I am using fgd_retina_r101_fpn_2x_distill_retina_r50_fpn_2x_coco.py to distill Retinanet-r101 (Using my own CoCo formatted) with mAP 0.75 but my Retinanet-r50 mAP significantly drops to 0.58. I am using SGD with same parameters set in orignal config.

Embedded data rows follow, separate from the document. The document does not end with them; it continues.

template <bool EXACT>
struct TileMath
{
    static constexpr int NX = 12, NU = 4;
    using PL = RowPlans<NX, NU>;
    float A1[3], A2, A3[3], A45, AP[3];
    f32x16 negz;

    __device__ __forceinline__ void load(const float *mats, int g, int c)
    {
        const float *m = mats + 4 * (c & 3) + (c >> 2);
#pragma unroll
        for (int ch = 0; ch < 3; ch++)
        {
            A1[ch] = m[(4 * ch + g) * 16];
            A3[ch] = m[(NX + NU + 4 * ch + g) * 16];
            AP[ch] = m[(2 * NX + 2 * NU + 1 + 4 * ch + g) * 16];
        }
        A2 = m[(NX + g) * 16];
        A45 = m[(2 * NX + NU + g) * 16];
#pragma unroll
        for (int e = 0; e < 16; e++) negz[e] = -0.f;
    }

    struct InFlight
    {
        f32x16 p0, p1, p2, pk;
        f32x4 acc;
    };

    __device__ __forceinline__ void lqr_issue(const float (&s)[3], InFlight &F) const
    {
        if constexpr (EXACT)
        {
            F.p0 = TINY_MFMA1(A1[0], s[0], negz); F.p1 = TINY_MFMA1(A1[1], s[1], negz); F.p2 = TINY_MFMA1(A1[2], s[2], negz);
        }
        else
        {
            f32x4 acc = {-0.f, -0.f, -0.f, -0.f};
            acc = TINY_MFMA4(A1[0], s[0], acc);
            acc = TINY_MFMA4(A1[1], s[1], acc);
            F.acc = TINY_MFMA4(A1[2], s[2], acc);
        }
    }
    __device__ __forceinline__ void lqr_finish(const InFlight &F, float di, float &un, float (&xn)[3]) const
    {
        if constexpr (EXACT)
        {
            static_assert(PL::FWD_XA == PL::FWD_U, "x rows and the u row of a lane are summed in one order (both SEQ for nx = 12, nu = 4)");
            f32x4 t[12];
            gather12v(t, F.p0, F.p1, F.p2);
            const f32x4 acc = reduce4<PL::FWD_XA>(t);
            un = -acc[3] - di;
            const f32x16 pb = TINY_MFMA1(A2, un, negz);
            f32x4 t2[4];
            gather4v(t2, pb);
            const f32x4 xn4 = acc + reduce4<PL::FWD_XB>(t2);
            xn[0] = xn4[0]; xn[1] = xn4[1]; xn[2] = xn4[2];
        }
        else
        {
            un = F.acc[3] - di;
            const f32x4 acc = TINY_MFMA4(A2, un, F.acc);
            xn[0] = acc[0]; xn[1] = acc[1]; xn[2] = acc[2];
        }
    }
    __device__ __forceinline__ void lqr(const float (&s)[3], float di, float &un, float (&xn)[3]) const
    {
        InFlight F;
        lqr_issue(s, F);
        lqr_finish(F, di, un, xn);
    }

    __device__ __forceinline__ void riccati_issue(const float (&p)[3], const f32x4 &lin, InFlight &F) const
    {
        if constexpr (EXACT)
        {
            F.p0 = TINY_MFMA1(A3[0], p[0], negz); F.p1 = TINY_MFMA1(A3[1], p[1], negz); F.p2 = TINY_MFMA1(A3[2], p[2], negz);
            F.pk = TINY_MFMA1(A45, lin[3], negz);
        }
        else
        {
            f32x4 acc = lin;
            acc = TINY_MFMA4(A3[0], p[0], acc);
            acc = TINY_MFMA4(A3[1], p[1], acc);
            F.acc = TINY_MFMA4(A3[2], p[2], acc);
        }
    }
    __device__ __forceinline__ void riccati_finish(const InFlight &F, const f32x4 &lin, float (&pn)[3], float &dd) const
    {
        if constexpr (EXACT)
        {
            f32x4 t4[12];
            gather12v(t4, F.p0, F.p1, F.p2);
            const f32x4 wv = lin + reduce4<PL::BWD_PA>(t4);
            float t[12];
            gather12<3>(t, F.p0, F.p1, F.p2);
            const float wv3 = lin[3] + reduce<PL::BWD_TMP>(t);
            const f32x16 pq = TINY_MFMA1(A45, wv3, negz);
            f32x4 tk4[4];
            gather4v(tk4, F.pk);
            const f32x4 pn4 = wv - reduce4<PL::BWD_PK>(tk4);
            pn[0] = pn4[0]; pn[1] = pn4[1]; pn[2] = pn4[2];
            float tk[4];
            gather4<3>(tk, pq); dd = reduce<PL::BWD_D>(tk);
        }
        else
        {
            const f32x4 nz = {-0.f, -0.f, -0.f, -0.f};
            const f32x4 dq = TINY_MFMA4(A45, F.acc[3], nz);
            const f32x4 acc = TINY_MFMA4(A45, lin[3], F.acc);
            pn[0] = acc[0]; pn[1] = acc[1]; pn[2] = acc[2];
            dd = dq[3];
        }
    }
    __device__ __forceinline__ void riccati(const float (&p)[3], const f32x4 &lin, float (&pn)[3], float &dd) const
    {
        InFlight F;
        riccati_issue(p, lin, F);
        riccati_finish(F, lin, pn, dd);
    }

    __device__ __forceinline__ void terminal(const float (&xr)[3], float (&pt)[3]) const
    {
        if constexpr (EXACT)
        {
            const f32x16 p0 = TINY_MFMA1(AP[0], xr[0], negz), p1 = TINY_MFMA1(AP[1], xr[1], negz), p2 = TINY_MFMA1(AP[2], xr[2], negz);
            float t[12];
            gather12<0>(t, p0, p1, p2); pt[0] = -reduce<PL::TERM>(t);
            gather12<1>(t, p0, p1, p2); pt[1] = -reduce<PL::TERM>(t);
            gather12<2>(t, p0, p1, p2); pt[2] = -reduce<PL::TERM>(t);
        }
        else
        {
            f32x4 acc = {-0.f, -0.f, -0.f, -0.f};
            acc = TINY_MFMA4(AP[0], xr[0], acc);
            acc = TINY_MFMA4(AP[1], xr[1], acc);
            acc = TINY_MFMA4(AP[2], xr[2], acc);
            pt[0] = -acc[0]; pt[1] = -acc[1]; pt[2] = -acc[2];
        }
    }
};

__device__ __forceinline__ float tile_inst_max(float v)
{
    v = fmaxf(v, __shfl_xor(v, 16));
    v = fmaxf(v, __shfl_xor(v, 32));
    return v;
}

__device__ __forceinline__ void acc_put(float &dst, float val) { asm volatile("v_accvgpr_write_b32 %0, %1" : "+a"(dst) : "v"(val)); }
__device__ __forceinline__ float acc_get(const float &src)
{
    float r;
    asm volatile("v_accvgpr_read_b32 %0, %1" : "=v"(r) : "a"(src));
    return r;
}
__device__ __forceinline__ void acc_init(float &dst, float val) { asm volatile("v_accvgpr_write_b32 %0, %1" : "=a"(dst) : "v"(val)); }
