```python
SIGNATURES = {
    "shdr_last_error": (ctypes.c_char_p, []),
    "shdr_version": (ctypes.c_char_p, []),
    "shdr_u8_to_unit_f32": (c_int, [c_ptr, c_ptr, c_i64, c_int, c_ptr]),
    "shdr_resize_cubic_f32": (c_int, [c_ptr, c_ptr, c_int, c_int, c_int, c_int, c_int, c_int, c_ptr]),
    "shdr_pad_symmetric_f32": (c_int, [c_ptr, c_ptr, c_int, c_int, c_int, c_int, c_int, c_ptr]),
    "shdr_rgbe_encode_f32": (c_int, [c_ptr, c_ptr, c_i64, c_int, c_ptr]),
    "shdr_rgbe_rle_encode": (c_i64, [c_ptr, c_int, c_int, c_ptr, c_i64]),
    "shdr_rgbe_rle_decode": (c_i64, [c_ptr, c_i64, c_int, c_int, c_ptr]),
    "shdr_rgbe_rle_encode_batch_sizes": (c_int, [c_ptr, c_int, ctypes.POINTER(c_i64), ctypes.POINTER(c_i64)]),
    "shdr_rgbe_rle_encode_batch": (c_int, [c_ptr, c_ptr, c_ptr, c_int, c_ptr, c_i64, c_ptr, c_ptr, c_ptr]),
    "shdr_rgbe_rle_encode_batch_timed": (c_int, [c_ptr, c_ptr, c_ptr, c_int, c_ptr, c_i64, c_ptr, c_ptr, c_ptr, c_ptr]),
    "shdr_hdr_load_resize_f32": (c_int, [c_ptr, c_ptr, c_int, c_int, c_int, c_int, c_ptr]),
    "shdr_hdr_window_means_f32": (c_int, [c_ptr, c_ptr, c_ptr, c_int, c_ptr, c_ptr, c_ptr]),
    "shdr_hdr_patch_sample_f32": (c_int, [c_ptr] * 5 + [c_int] * 4 + [c_ptr, c_ptr]),
    "shdr_exr_rle_decode": (c_i64, [c_ptr, c_i64, c_ptr, c_i64]),
    "shdr_exr_unpredict_u8": (c_int, [c_ptr, c_ptr, c_i64, c_ptr, c_ptr, c_int, c_ptr]),
    "shdr_exr_load_resize_f32": (c_int, [c_ptr, c_i64, c_ptr, c_int, c_int, c_i64, c_ptr, c_ptr, c_int, c_int, c_ptr, c_int, c_int,
                                         c_int, c_ptr]),
    "shdr_deflate_huffman_host": (c_i64, [c_ptr, c_i64, c_ptr, c_i64]),
    "shdr_deflate_huffman_lengths_host": (c_int, [c_ptr, c_i64, c_ptr]),
    "shdr_deflate_huffman_batch_sizes": (c_int, [c_ptr, c_int, c_int, ctypes.POINTER(c_i64), ctypes.POINTER(c_i64)]),
    "shdr_deflate_huffman_batch": (c_int, [c_ptr, c_ptr, c_ptr, c_ptr, c_int, c_int, c_ptr, c_i64, c_ptr, c_ptr, c_ptr, c_ptr, c_ptr]),
    "shdr_deflate_lz_host": (c_i64, [c_ptr, c_i64, c_ptr, c_i64]),
    "shdr_deflate_lz_parse_host": (c_int, [c_ptr, c_i64, c_ptr]),
    "shdr_deflate_lz_batch_sizes": (c_int, [c_ptr, c_int, c_int, ctypes.POINTER(c_i64), ctypes.POINTER(c_i64)]),
    "shdr_deflate_lz_batch": (c_int, [c_ptr, c_ptr, c_ptr, c_ptr, c_int, c_int, c_ptr, c_i64, c_ptr, c_ptr, c_ptr, c_ptr, c_ptr]),
    "shdr_inflate_host": (c_i64, [c_ptr, c_i64, c_ptr, c_i64, ctypes.POINTER(c_int)]),
    "shdr_inflate_batch_sizes": (c_int, [c_ptr, c_ptr, c_int, ctypes.POINTER(c_i64), ctypes.POINTER(c_i64)]),
    "shdr_inflate_batch": (c_int, [c_ptr, c_i64, c_ptr, c_ptr, c_ptr, c_i64, c_ptr, c_ptr, c_ptr, c_int, c_ptr, c_ptr, c_ptr, c_ptr]),
    "shdr_exr_pack_sizes": (c_int, [c_ptr, c_int, c_int, c_int, ctypes.POINTER(c_i64), ctypes.POINTER(c_i64), c_ptr, c_ptr]),
    "shdr_exr_pack_f32": (c_int, [c_ptr, c_ptr, c_int, c_int, c_int, c_int, c_int, c_ptr, c_ptr, c_ptr, c_ptr, c_ptr]),
    "shdr_exr_finish_chunks": (c_int, [c_ptr, c_ptr, c_ptr, c_ptr, c_ptr, c_int, c_i64, c_int, c_ptr]),
    "shdr_philox4x32_10": (c_int, [c_ptr, c_ptr, c_ptr]),
    "shdr_camera_expose_f32": (c_int, [c_ptr, c_ptr, c_ptr, c_ptr, c_int, c_int, c_int, ctypes.c_uint64, c_ptr]),
    "shdr_jpeg_round_trip_f32": (c_int, [c_ptr] * 6 + [c_int, c_int, c_int, c_ptr]),
    "shdr_flip_rot90_f32": (c_int, [c_ptr, c_ptr, c_ptr, c_ptr, c_int, c_int, c_int, c_f32, c_ptr]),
    "shdr_pair_patch_stats": (c_int, [c_ptr, c_ptr, c_i64, c_ptr, c_ptr, c_int, c_ptr, c_ptr, c_int, c_int, c_ptr, c_ptr, c_ptr]),
    "shdr_pair_patch_gather_f32": (c_int, [c_ptr, c_ptr, c_i64, c_ptr, c_ptr, c_int, c_ptr, c_ptr, c_int, c_ptr, c_ptr, c_ptr, c_int,
                                           c_int, c_ptr, c_ptr, c_ptr]),
    "shdr_conv2d_winograd_fused_f32": (c_int, [c_ptr] * 6 + [c_int] * 7 + [c_ptr]),
    "shdr_conv2d_winograd_fused2_f32": (c_int, [c_ptr] * 8 + [c_int] * 8 + [c_ptr]),
    "shdr_conv2d_winograd_fused_up2_f32": (c_int, [c_ptr] * 6 + [c_int] * 7 + [c_ptr]),
    "shdr_conv2d_x3_ok_f32": (c_int, [ctypes.POINTER(ConvDesc)]),
    "shdr_conv2d_x3_filter_elems_f32": (c_i64, [ctypes.POINTER(ConvDesc)]),
    "shdr_conv2d_x3_prepare_filter_f32": (c_int, [ctypes.POINTER(ConvDesc), c_ptr, c_ptr, c_ptr]),
    "shdr_conv2d_fwd_x3_f32": (c_int, [ctypes.POINTER(ConvDesc)] + [c_ptr] * 9),
    "shdr_conv2d_fwd_x3_ranged_f32": (c_int, [ctypes.POINTER(ConvDesc)] + [c_ptr] * 12),
    "shdr_absmax_f32": (c_int, [c_ptr, c_i64, c_ptr, c_ptr]),
    "shdr_x3_split_planes_f32": (c_int, [c_ptr, c_i64, c_ptr, c_ptr, c_ptr, c_ptr]),
    "shdr_conv2d_wgrad_x3_ok_f32": (c_int, [ctypes.POINTER(ConvDesc), c_int]),
    "shdr_conv2d_wgrad_x3_f32": (c_int, [ctypes.POINTER(ConvDesc), c_ptr, c_ptr, c_int, c_ptr, c_ptr, c_ptr, c_ptr, c_ptr, c_ptr]),
    "shdr_config_reload": (None, []),
    "shdr_conv2d_x3_input_absmax_f32": (c_int, [c_ptr, c_i64, c_ptr, c_ptr]),
    "shdr_conv2d_x3n_ok_f32": (c_int, [ctypes.POINTER(ConvDesc)]),
    "shdr_conv2d_x3n_filter_elems_f32": (c_i64, [ctypes.POINTER(ConvDesc)]),
    "shdr_conv2d_x3n_prepare_filter_f32": (c_int, [ctypes.POINTER(ConvDesc), c_ptr, c_ptr, c_ptr]),
    "shdr_conv2d_fwd_x3n_f32": (c_int, [ctypes.POINTER(ConvDesc)] + [c_ptr] * 10),
    "shdr_conv2d_fwd_x3n_ranged_f32": (c_int, [ctypes.POINTER(ConvDesc)] + [c_ptr] * 13),
    "shdr_act_bwd_bias_f32": (c_int, [c_ptr, c_ptr, c_ptr, c_ptr, c_ptr, c_i64, c_int, c_int, c_ptr]),
    "shdr_winograd_filter_packed_f32": (c_int, [c_ptr, c_ptr, c_int, c_int, c_ptr]),
    "shdr_conv2d_wgrad_winograd_f32": (c_int, [c_ptr] * 4 + [c_int] * 7 + [c_f32, c_ptr]),
    "shdr_crc32c": (ctypes.c_uint32, [c_ptr, ctypes.c_uint64, ctypes.c_uint32]),
    "shdr_same_pad": (c_int, [c_int, c_int, c_int, ctypes.POINTER(c_int), ctypes.POINTER(c_int)]),
    "shdr_conv2d_fwd_f32": (c_int, [ctypes.POINTER(ConvDesc)] + [c_ptr] * 9),
    "shdr_conv2d_fwd_yrange_f32": (c_int, [ctypes.POINTER(ConvDesc)] + [c_ptr] * 10),
    "shdr_conv2d_plan_f32": (c_int, [ctypes.POINTER(ConvDesc), c_int]),
    "shdr_conv2d_prepared_filter_elems_f32": (c_i64, [ctypes.POINTER(ConvDesc), c_int]),
    "shdr_conv2d_filter_is_plain_f32": (c_int, [ctypes.POINTER(ConvDesc), c_int]),
    "shdr_conv2d_prepare_filter_f32": (c_int, [ctypes.POINTER(ConvDesc), c_int, c_ptr, c_ptr, c_ptr]),
    "shdr_conv2d_workspace_bytes_f32": (c_i64, [ctypes.POINTER(ConvDesc), c_int]),
    "shdr_conv2d_fwd_prepared_f32": (c_int, [ctypes.POINTER(ConvDesc)] + [c_ptr] * 11),
    "shdr_conv2d_fwd_prepared_ranged_f32": (c_int, [ctypes.POINTER(ConvDesc)] + [c_ptr] * 14),
    "shdr_conv2d_projected_ok_f32": (c_int, [ctypes.POINTER(ConvDesc)]),
    "shdr_conv2d_fwd_prepared_projected_f32": (c_int, [ctypes.POINTER(ConvDesc)] + [c_ptr] * 15),
    "shdr_conv2d_up2_lowres_ok_f32": (c_int, [ctypes.POINTER(ConvDesc)]),
    "shdr_conv2d_up2_lowres_filter_elems_f32": (c_i64, [ctypes.POINTER(ConvDesc)]),
    "shdr_conv2d_up2_lowres_prepare_filter_f32": (c_int, [ctypes.POINTER(ConvDesc), c_ptr, c_ptr, c_ptr]),
    "shdr_conv2d_up2_lowres_workspace_bytes_f32": (c_i64, [ctypes.POINTER(ConvDesc)]),
    "shdr_conv2d_fwd_up2_lowres_f32": (c_int, [ctypes.POINTER(ConvDesc)] + [c_ptr] * 10),
    "shdr_conv2d_up2_fused_ok_f32": (c_int, [ctypes.POINTER(ConvDesc)]),
    "shdr_conv2d_up2_narrow_enabled": (c_int, []),
    "shdr_conv2d_up2_fused_filter_elems_f32": (c_i64, [ctypes.POINTER(ConvDesc)]),
    "shdr_conv2d_up2_fused_prepare_filter_f32": (c_int, [ctypes.POINTER(ConvDesc), c_ptr, c_ptr, c_ptr]),
    "shdr_conv2d_fwd_up2_fused_f32": (c_int, [ctypes.POINTER(ConvDesc)] + [c_ptr] * 11),
    "shdr_conv2d_fwd_x3_projected_f32": (c_int, [ctypes.POINTER(ConvDesc)] + [c_ptr] * 14),
    "shdr_conv2d_fwd_x3_residual_f32": (c_int, [ctypes.POINTER(ConvDesc)] + [c_ptr] * 12),
    "shdr_conv2d_dgrad_workspace_bytes_f32": (c_i64, [ctypes.POINTER(ConvDesc), c_int]),
    "shdr_conv2d_dgrad_f32": (c_int, [ctypes.POINTER(ConvDesc), c_int, c_ptr, c_ptr, c_ptr, c_ptr, c_ptr]),
    "shdr_conv2d_dgrad_tracks_range_f32": (c_int, [ctypes.POINTER(ConvDesc), c_int]),
    "shdr_conv2d_dgrad_ranged_f32": (c_int, [ctypes.POINTER(ConvDesc), c_int, c_ptr, c_ptr, c_ptr, c_ptr, c_ptr, c_ptr, c_ptr]),
    "shdr_workspace_bytes": (c_i64, [c_int, ctypes.POINTER(ConvDesc), c_int]),
    "shdr_soft_hist_bwd_f32": (c_int, [c_ptr, c_ptr, c_ptr, c_i64, c_int, c_int, c_ptr]),
    "shdr_conv2d_wgrad_f32": (c_int, [ctypes.POINTER(ConvDesc), c_ptr, c_int, c_ptr, c_ptr, c_ptr]),
    "shdr_filter_transform_f32": (c_int, [c_ptr, c_ptr, c_int, c_int, c_int, c_int, c_int, c_int, c_f32, c_ptr]),
    "shdr_bias_grad_f32": (c_int, [c_ptr, c_ptr, c_i64, c_int, c_ptr]),
    "shdr_soft_hist_fwd_f32": (c_int, [c_ptr, c_ptr, c_i64, c_int, c_int, c_ptr]),
# ... 128 lines not shown
```
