@@ -546,8 +548,8 @@
     XR_HIP(hipEventCreateWithFlags(&c->ev_mid, hipEventDisableTiming));
     XR_HIP(hipEventCreateWithFlags(&c->ev_spec, hipEventDisableTiming));
     XR_HIP(hipHostMalloc(&c->h_ctl, sizeof(BaCtl), hipHostMallocDefault));
-    XR_HIP(hipHostMalloc(&c->h_seq, 64, hipHostMallocDefault));
-    *c->h_seq = 0;
+    XR_HIP(hipHostMalloc(&c->h_seq, sizeof(int) * MB_INTS, hipHostMallocDefault));
+    std::memset(c->h_seq, 0, sizeof(int) * MB_INTS);
     XR_HIP(hipFuncSetAttribute((const void *)kb_solve_try<512, true>, hipFuncAttributeMaxDynamicSharedMemorySize, c->lds_limit));
     XR_HIP(hipFuncSetAttribute((const void *)kb_solve_try<512, false>, hipFuncAttributeMaxDynamicSharedMemorySize, c->lds_limit));
     XR_HIP(hipFuncSetAttribute((const void *)kb_solve_try<256, false>, hipFuncAttributeMaxDynamicSharedMemorySize, c->lds_limit));
@@ -602,6 +604,9 @@
     if (c->stream2) hipStreamSynchronize(c->stream2);
     if (std::getenv("XRHIP_HOSTPROF") && c->spec_launched)
         std::fprintf(stderr, "[hostprof] speculative linearisations: %ld launched, %ld taken\n", c->spec_launched, c->spec_taken);
+    if (std::getenv("XRHIP_HOSTPROF") && c->ahead_issued)
+        std::fprintf(stderr, "[hostprof] trial batches queued ahead of the decision: %ld launched, %ld ran, %ld skipped (not trials, not timed)\n",
+                     c->ahead_issued, c->ahead_issued - c->ahead_skipped, c->ahead_skipped);
     c->work_spec.release();
     c->cov_dev.release();
     for (hipEvent_t e : c->cov_ev)
@@ -879,6 +884,41 @@
     Staged st2{};
     bool spec_ready = false;
     bool first = true, relin = true;
+    bool ahead = false;
+    int ahead_seq = 0;
+    struct Decision {
+        int status, slot, iteration;
+    };
+
+    hipStream_t trial_stream() const { return form == SPEC ? c->stream2 : c->stream; }
+    void queue_ahead(int behind_seq) {
+        ahead_seq = ++c->seq;
+        launch_trials_wide(st, trial_stream(), ahead_seq, 0, 0, behind_seq);
+        c->ahead_issued++;
+    }
+    int decision(int seq, Decision &out) const {
+        if (!ahead) {
+            out = Decision{c->h_ctl->status, c->h_ctl->accepted_slot, c->h_ctl->iteration};
+            return XRHIP_OK;
+        }
+        const volatile int *rec = c->h_seq + MB_REC0 + MB_REC_INTS * (seq & 1);
+        if (rec[0] != seq) return xr_fail(XRHIP_ESTATE, "xrhip_ba_solve: the mailbox holds no decision record of the awaited launch");
+        out = Decision{rec[1], rec[2], rec[3]};
+        return XRHIP_OK;
+    }
+    void settle() {
+        if (ahead_seq) c->ahead_skipped++;
+        ahead_seq = 0;
+    }
+    int fail(int rc) {
+        if (ahead) {
+            (void)hipStreamSynchronize(c->stream);
+            (void)hipStreamSynchronize(trial_stream());
+            (void)hipGetLastError();
+            ahead_seq = 0;
+        }
+        return rc;
+    }
 
     int begin_spec() {
         const int rc = c->work_spec.reserve(c->work.cap + spec_extra_bytes(st.d), GROW_EXACT);
@@ -929,17 +969,28 @@
             XR_HIP(hipGetLastError());
             c->spec_launched++;
         }
+        if (ahead) {
+            queue_ahead(seq);
+            XR_HIP(hipGetLastError());
+        }
         return XRHIP_OK;
     }
-    int trials(int seq) {
+    int trials(int &seq) {
+        if (ahead) {
+            seq = ahead_seq;
+            queue_ahead(seq);
+            XR_HIP(hipGetLastError());
+            return XRHIP_OK;
+        }
+        seq = ++c->seq;
         if (form == GROUP) return request(GK_WTRIALS, seq, 0);
-        launch_trials_wide(st, form == SPEC ? c->stream2 : c->stream, seq, 0, 0);
+        launch_trials_wide(st, trial_stream(), seq, 0, 0);
         XR_HIP(hipGetLastError());
         return XRHIP_OK;
     }
     int wait(int seq) {
         if (form == GROUP) return wait_mailbox(c, seq, wstream, &c->rq_window);
-        return wait_mailbox(c, seq, form == SPEC ? c->stream2 : nullptr);
+        return wait_mailbox(c, seq, form == SPEC ? c->stream2 : nullptr, nullptr, ahead);
     }
     void costed(int n_trials) {
         if (c->profiling && form != GROUP && !c->pending.empty()) c->pending.back().iter_before = n_trials;
@@ -1033,28 +1084,33 @@
     }
     bool relinearise = true;
     int mode = 1, iter_seen = 0;
-    auto trials_since = [&]() {
-        const int it_now = c->h_ctl->iteration, trials = std::max(0, it_now - iter_seen);
+    auto trials_since = [&](int it_now) {
+        const int trials = std::max(0, it_now - iter_seen);
         iter_seen = it_now;
         c->stats.n_trials += trials;
         return trials;
     };
+    rounds.ahead = !done && rounds.form != RoundIssuer::GROUP && pl.wide_trials && !ba_host_driven();
+    RoundIssuer::Decision dec{};
     for (int guard = 0; guard < 4 * (P->max_iterations + 8) && !done; ++guard) {
         const int seq = ++c->seq;
         rc = rounds.round(relinearise, mode, seq);
         if (!rc) rc = rounds.wait(seq);
-        if (rc) return rc;
-        const bool first_batch_accept = c->h_ctl->status == ST_ACCEPTED && c->h_ctl->accepted_slot == 0;
-        rounds.costed(trials_since());
-        int status = c->h_ctl->status;
+        if (!rc) rc = rounds.decision(seq, dec);
+        if (rc) return rounds.fail(rc);
+        const bool first_batch_accept = dec.status == ST_ACCEPTED && dec.slot == 0;
+        rounds.costed(trials_since(dec.iteration));
+        int status = dec.status;
         for (int wguard = 0; status == ST_NEED_TRIALS && wguard < 64; ++wguard) {
-            const int wseq = ++c->seq;
+            int wseq = 0;
             rc = rounds.trials(wseq);
             if (!rc) rc = rounds.wait(wseq);
-            if (rc) return rc;
-            trials_since();
-            status = c->h_ctl->status;
-        }
+            if (!rc) rc = rounds.decision(wseq, dec);
+            if (rc) return rounds.fail(rc);
+            trials_since(dec.iteration);
+            status = dec.status;
+        }
+        if (status != ST_NEED_TRIALS) rounds.settle();
         if (status == ST_DONE) {
             done = true;
         } else if (status == ST_ACCEPTED) {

Training stops with loss_cls around 2.5 after 20 epoch:
"epoch": 20, "iter": 200, "lr": 0.001, "memory": 5598, "data_time": 0.03356, "loss_cls": 0.25744, "loss_bbox": 0.19824, "loss_fgd_fpn_4": 2.68374, "loss_fgd_fpn_3": 2.18955, "loss_fgd_fpn_2": 0.43481, "loss_fgd_fpn_1": 1.17425, "loss_fgd_fpn_0": 4.25011, "loss": 11.18815, "grad_norm": 53.40476, "time": 0.65314 "bbox_mAP": 0.561
"epoch": 21, "iter": 200, "lr": 0.001, "memory": 5598, "data_time": 0.02153, "loss_cls": 0.26974, "loss_bbox": 0.21168, "loss_fgd_fpn_4": 2.03119, "loss_fgd_fpn_3": 1.96431, "loss_fgd_fpn_2": 0.43961, "loss_fgd_fpn_1": 1.17302, "loss_fgd_fpn_0": 4.24643, "loss": 10.33597, "grad_norm": 43.16615, "time": 0.60769} "bbox_mAP": 0.571,
"epoch": 22, "iter": 200, "lr": 0.001, "memory": 5598, "data_time": 0.02091, "loss_cls": 0.25263, "loss_bbox": 0.19929, "loss_fgd_fpn_4": 1.99079, "loss_fgd_fpn_3": 1.83311, "loss_fgd_fpn_2": 0.42802, "loss_fgd_fpn_1": 1.14707, "loss_fgd_fpn_0": 4.15834, "loss": 10.00925, "grad_norm": 46.78779, "time": 0.62421 bbox_mAP": 0.578,
"epoch": 23, "iter": 200, "lr": 0.0001, "memory": 5598, "data_time": 0.01811, "loss_cls": 0.25804, "loss_bbox": 0.20361, "loss_fgd_fpn_4": 1.42493, "loss_fgd_fpn_3": 1.68207, "loss_fgd_fpn_2": 0.41495, "loss_fgd_fpn_1": 1.12626, "loss_fgd_fpn_0": 4.09925, "loss": 9.20911, "grad_norm": 20.09985, "time": 0.60161 "bbox_mAP": 0.577,
"epoch": 24, "iter": 200, "lr": 0.0001, "memory": 5598, "data_time": 0.01983, "loss_cls": 0.25139, "loss_bbox": 0.1968, "loss_fgd_fpn_4": 1.32875, "loss_fgd_fpn_3": 1.57256, "loss_fgd_fpn_2": 0.41188, "loss_fgd_fpn_1": 1.11039, "loss_fgd_fpn_0": 4.06505, "loss": 8.93682, "grad_norm": 19.73, "time": 0.62296} "bbox_mAP": 0.581,
Is this happening because I am distilling only using my fine tuning data? If not what can be the problem?